WORK TO BE COMPLETED: Lines containing "which": state how many there are in these entries, and write only that number.

(Collected data)
# mikwieczorek/centroids-reid

Measured on AMD Instinct MI355X. Metric: train_images_per_sec, higher is better.
Workload: dtype bf16; 1 GPU; ResNet50 256x128 CTL training step: fwd+bwd, centroid-triplet + center + xent, Adam + center SGD (BASELINE configs[1]); P=16, K=4, global_batch=64, num_classes=751, parallelism=single

## Files before the change

centroids-reid_amd/csrc/conv_igemm.hip:

```cpp
#include "conv_common.hpp"
#include <type_traits>
#include "wgrad_reduce.hpp"
#include "tune.hpp"
#include <stdlib.h>

bool wgrad_make_reduce_job(const creid_conv_desc* d, int dtype, const void* ws, size_t ws_bytes, float* dw, int accumulate,
                           WRedJob& j);
int wgrad_reduce_job_launch(const WRedJob& j, hipStream_t s);
int launch_stream1x1(int M, int K, int N, const void* src, const void* wgt, void* out, float* bn_part, hipStream_t s);
int launch_stream2(int M, int K, int N, const void* src, const void* wgt, void* out, float* bn_part, const void* add_src,
                   const float* epi_scale, const float* epi_shift, int epi_relu, int bn_cap, int dtype, hipStream_t s);
int launch_conv3x3_c64(int M, int H, int Wd, const void* src, const void* wgt, void* out, float* bn_part, const float* epi_scale,
                       const float* epi_shift, int epi_relu, int dtype, hipStream_t s);
int launch_igemm_pp(const IGemmGeom& g, const void* src, const void* wgt, void* out, const void* add_src, float* bn_part,
                    int variant, int dtype, hipStream_t s);

__device__ __attribute__((aligned(128))) unsigned g_zero_page[32];

template <int BN>
__global__ __launch_bounds__(256, BN == 128 ? 1 : 2) void igemm_bf16_kernel(IGemmGeom g, const unsigned short* __restrict__ src,
                                                         const unsigned short* __restrict__ wgt,
                                                         unsigned short* __restrict__ out,
                                                         const unsigned short* __restrict__ add_src,
                                                         float* __restrict__ bn_part, int tiles_n) {
  constexpr int BK = 64, TNW = BN / 64, NB = BN / 32;
  constexpr int CP = BN + 8;
  constexpr int LDS_ELEMS = (128 * BK + BN * BK) > (128 * CP) ? (128 * BK + BN * BK) : (128 * CP);
  __shared__ __attribute__((aligned(16))) unsigned short smem[LDS_ELEMS];
  unsigned short* As = smem;
  unsigned short* Bs = smem + 128 * BK;
  const int tid = threadIdx.x, lane = tid & 63, wave = tid >> 6;
  const int wm = wave >> 1, wn = wave & 1;
  const int bid = xcd_remap(blockIdx.x, gridDim.x);
  const int tile_m = bid / tiles_n, tile_n = bid % tiles_n;
  const int row0 = tile_m * 128, col0 = tile_n * BN;
  const int span_mask = (1 << g.log2span) - 1;
  const bool tap_uniform = g.log2span >= 6;

  const int lrow = tid >> 3, lch = tid & 7;
  int oy[4], ox[4], bpix[4], soff[4];
  bool vm[4];
#pragma unroll
  for (int i = 0; i < 4; ++i) {
    const int r = lrow + 32 * i, m = row0 + r;
    vm[i] = m < g.M;
    const int mm = vm[i] ? m : 0;
    int b, rem;
    fast_divmod(mm, g.OH * g.OW, g.inv_ohow, b, rem);
    fast_divmod(rem, g.OW, g.inv_ow, oy[i], ox[i]);
    bpix[i] = b * g.SH * g.SW;
    soff[i] = r * BK + ((lch ^ ((r >> 1) & 7)) << 3);
  }
  const unsigned short* wp[NB];
#pragma unroll
  for (int i = 0; i < NB; ++i) wp[i] = wgt + (int64_t)(col0 + lrow + 32 * i) * g.K + 8 * lch;

  const unsigned short* aptr[4];
  int amul[4];
  int cur_tap = -1;
  const unsigned short* zpage = reinterpret_cast<const unsigned short*>(g_zero_page) + 8 * lch;
  auto set_tap = [&](int tap) {
    const int r = tap / g.kw, s = tap - r * g.kw;
#pragma unroll
    for (int i = 0; i < 4; ++i) {
      int iy, ix;
      const bool ok = vm[i] && igemm_src_pixel(g, oy[i], ox[i], r, s, iy, ix);
      aptr[i] = ok ? src + (int64_t)(bpix[i] + iy * g.SW + ix) * g.pitch + 8 * lch : zpage;
      amul[i] = ok ? 1 : 0;
    }
  };
  typedef unsigned u32x4 __attribute__((ext_vector_type(4)));
  struct Stage { u32x4 a0, a1, a2, a3, b0, b1, b2, b3; };
  Stage st0, st1, st2;
  const u32x4 zero4 = {0u, 0u, 0u, 0u};
#define IGEMM_LDA(I_, DST, C_) DST = *reinterpret_cast<const u32x4*>(aptr[I_] + (C_) * amul[I_])
#define IGEMM_LDA_G(I_, DST, R_, S_, C_)                                                                \
  do {                                                                                                  \
    int iy, ix;                                                                                         \
    if (vm[I_] && igemm_src_pixel(g, oy[I_], ox[I_], R_, S_, iy, ix))                                   \
      DST = *reinterpret_cast<const u32x4*>(src + (int64_t)(bpix[I_] + iy * g.SW + ix) * g.pitch + (C_)); \
    else                                                                                                \
      DST = zero4;                                                                                      \
  } while (0)
#define IGEMM_GLOAD(T_, ST)                                                                             \
  do {                                                                                                  \
    const int t_ = (T_);                                                                                \
    if (tap_uniform) {                                                                                  \
      const int tap_ = (t_ * BK) >> g.log2span;                                                         \
      if (tap_ != cur_tap) { set_tap(tap_); cur_tap = tap_; }                                           \
      const int c_ = (t_ * BK) & span_mask;                                                             \
      IGEMM_LDA(0, ST.a0, c_); IGEMM_LDA(1, ST.a1, c_); IGEMM_LDA(2, ST.a2, c_); IGEMM_LDA(3, ST.a3, c_); \
    } else {                                                                                            \
      const int kk_ = t_ * BK + 8 * lch;                                                                \
      const int tap_ = kk_ >> g.log2span, c_ = kk_ & span_mask;                                         \
      const int r_ = tap_ / g.kw, s_ = tap_ - r_ * g.kw;                                                \
      IGEMM_LDA_G(0, ST.a0, r_, s_, c_); IGEMM_LDA_G(1, ST.a1, r_, s_, c_);                             \
      IGEMM_LDA_G(2, ST.a2, r_, s_, c_); IGEMM_LDA_G(3, ST.a3, r_, s_, c_);                             \
    }                                                                                                   \
    ST.b0 = *reinterpret_cast<const u32x4*>(wp[0] + t_ * BK);                                           \
    ST.b1 = *reinterpret_cast<const u32x4*>(wp[1] + t_ * BK);                                           \
    if constexpr (NB == 4) {                                                                            \
      ST.b2 = *reinterpret_cast<const u32x4*>(wp[2] + t_ * BK);                                         \
      ST.b3 = *reinterpret_cast<const u32x4*>(wp[3] + t_ * BK);                                         \
    }                                                                                                   \
  } while (0)
#define IGEMM_LSTORE(ST)                                                                                \
  do {                                                                                                  \
    *reinterpret_cast<u32x4*>(&As[soff[0]]) = ST.a0; *reinterpret_cast<u32x4*>(&As[soff[1]]) = ST.a1;   \
    *reinterpret_cast<u32x4*>(&As[soff[2]]) = ST.a2; *reinterpret_cast<u32x4*>(&As[soff[3]]) = ST.a3;   \
    *reinterpret_cast<u32x4*>(&Bs[soff[0]]) = ST.b0; *reinterpret_cast<u32x4*>(&Bs[soff[1]]) = ST.b1;   \
    if constexpr (NB == 4) {                                                                            \
      *reinterpret_cast<u32x4*>(&Bs[soff[2]]) = ST.b2; *reinterpret_cast<u32x4*>(&Bs[soff[3]]) = ST.b3; \
    }                                                                                                   \
  } while (0)

  f32x16 acc[2][TNW];
#pragma unroll
  for (int i = 0; i < 2; ++i)
#pragma unroll
    for (int j = 0; j < TNW; ++j)
#pragma unroll
      for (int r = 0; r < 16; ++r) acc[i][j][r] = 0.f;

  const int nk = g.K / BK;
  const int l31 = lane & 31, kh = lane >> 5;
  auto compute = [&]() {
#pragma unroll
    for (int kk = 0; kk < 4; ++kk) {
      const int ch = 2 * kk + kh;
      s16x8 a[2], b[TNW];
#pragma unroll
      for (int i = 0; i < 2; ++i) {
        const int r = wm * 64 + i * 32 + l31;
        a[i] = *reinterpret_cast<const s16x8*>(&As[r * BK + ((ch ^ ((r >> 1) & 7)) << 3)]);
      }
#pragma unroll
      for (int j = 0; j < TNW; ++j) {
        const int c = wn * (BN / 2) + j * 32 + l31;
        b[j] = *reinterpret_cast<const s16x8*>(&Bs[c * BK + ((ch ^ ((c >> 1) & 7)) << 3)]);
      }
#pragma unroll
      for (int i = 0; i < 2; ++i)
#pragma unroll
        for (int j = 0; j < TNW; ++j)
          acc[i][j] = __builtin_amdgcn_mfma_f32_32x32x16_bf16(__builtin_bit_cast(bf16x8, a[i]),
                                                              __builtin_bit_cast(bf16x8, b[j]), acc[i][j], 0, 0, 0);
    }
  };
  const int last = nk - 1;
  IGEMM_GLOAD(0, st0);
  IGEMM_GLOAD(min(1, last), st1);
  IGEMM_GLOAD(min(2, last), st2);
  const int nk3 = nk - nk % 3;
  int t = 0;
  for (; t < nk3; t += 3) {
    __syncthreads();
    IGEMM_LSTORE(st0);
    __syncthreads();
    IGEMM_GLOAD(min(t + 3, last), st0);
    compute();
    __syncthreads();
    IGEMM_LSTORE(st1);
    __syncthreads();
    IGEMM_GLOAD(min(t + 4, last), st1);
    compute();
    __syncthreads();
    IGEMM_LSTORE(st2);
    __syncthreads();
    IGEMM_GLOAD(min(t + 5, last), st2);
    compute();
  }
  for (; t < nk; ++t) {
    __syncthreads();
    IGEMM_LSTORE(st0);
    __syncthreads();
    st0 = st1;
    compute();
  }
#undef IGEMM_GLOAD
#undef IGEMM_LSTORE
#undef IGEMM_LDA
#undef IGEMM_LDA_G
  __syncthreads();

  float s1v[TNW], s2v[TNW];
#pragma unroll
  for (int j = 0; j < TNW; ++j) {
    const int cl = wn * (BN / 2) + j * 32 + l31;
    float s1 = 0.f, s2 = 0.f;
#pragma unroll
    for (int i = 0; i < 2; ++i) {
#pragma unroll
      for (int r = 0; r < 16; ++r) {
        const int rl = wm * 64 + i * 32 + (r & 3) + 8 * (r >> 2) + 4 * kh;
        const float v = acc[i][j][r];
        s1 += v; s2 = fmaf(v, v, s2);
        smem[rl * CP + cl] = f32_to_bf16_bits(v);
      }
    }
    s1 += __shfl_xor(s1, 32, 64); s2 += __shfl_xor(s2, 32, 64);
    s1v[j] = s1; s2v[j] = s2;
  }
  __syncthreads();
  constexpr int CPR = BN / 8;
#pragma unroll
  for (int i = 0; i < (128 * CPR) / 256; ++i) {
    const int id = tid + 256 * i, rl = id / CPR, ch = id - rl * CPR;
    const int rr = row0 + rl;
    if (rr < g.M) {
      uint4 v = *reinterpret_cast<const uint4*>(&smem[rl * CP + ch * 8]);
      const int64_t off = (int64_t)rr * g.N + col0 + ch * 8;
      if (add_src) {
        const uint4 a = *reinterpret_cast<const uint4*>(add_src + off);
        unsigned* vw = &v.x; const unsigned* aw = &a.x;
#pragma unroll
        for (int q = 0; q < 4; ++q) {
          const float lo = __uint_as_float(vw[q] << 16) + __uint_as_float(aw[q] << 16);
          const float hi = __uint_as_float(vw[q] & 0xffff0000u) + __uint_as_float(aw[q] & 0xffff0000u);
          vw[q] = (unsigned)f32_to_bf16_bits(lo) | ((unsigned)f32_to_bf16_bits(hi) << 16);
        }
      }
      *reinterpret_cast<uint4*>(out + off) = v;
    }
  }
  if (bn_part) {
    __syncthreads();
    float* red = reinterpret_cast<float*>(smem);
#pragma unroll
    for (int j = 0; j < TNW; ++j) {
      const int cl = wn * (BN / 2) + j * 32 + l31;
      if (kh == 0) { red[(wm * 2 + 0) * BN + cl] = s1v[j]; red[(wm * 2 + 1) * BN + cl] = s2v[j]; }
    }
    __syncthreads();
    for (int i = tid; i < 2 * BN; i += 256) {
      const int which = i / BN, cl = i - which * BN;
      bn_part[((int64_t)tile_m * 2 + which) * g.N + col0 + cl] = red[(0 * 2 + which) * BN + cl] + red[(1 * 2 + which) * BN + cl];
    }
  }
}

template <int N> __device__ __forceinline__ void wait_vm() { asm volatile("s_waitcnt vmcnt(%0)" ::"n"(N) : "memory"); }
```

OUTPUT BELOW: 2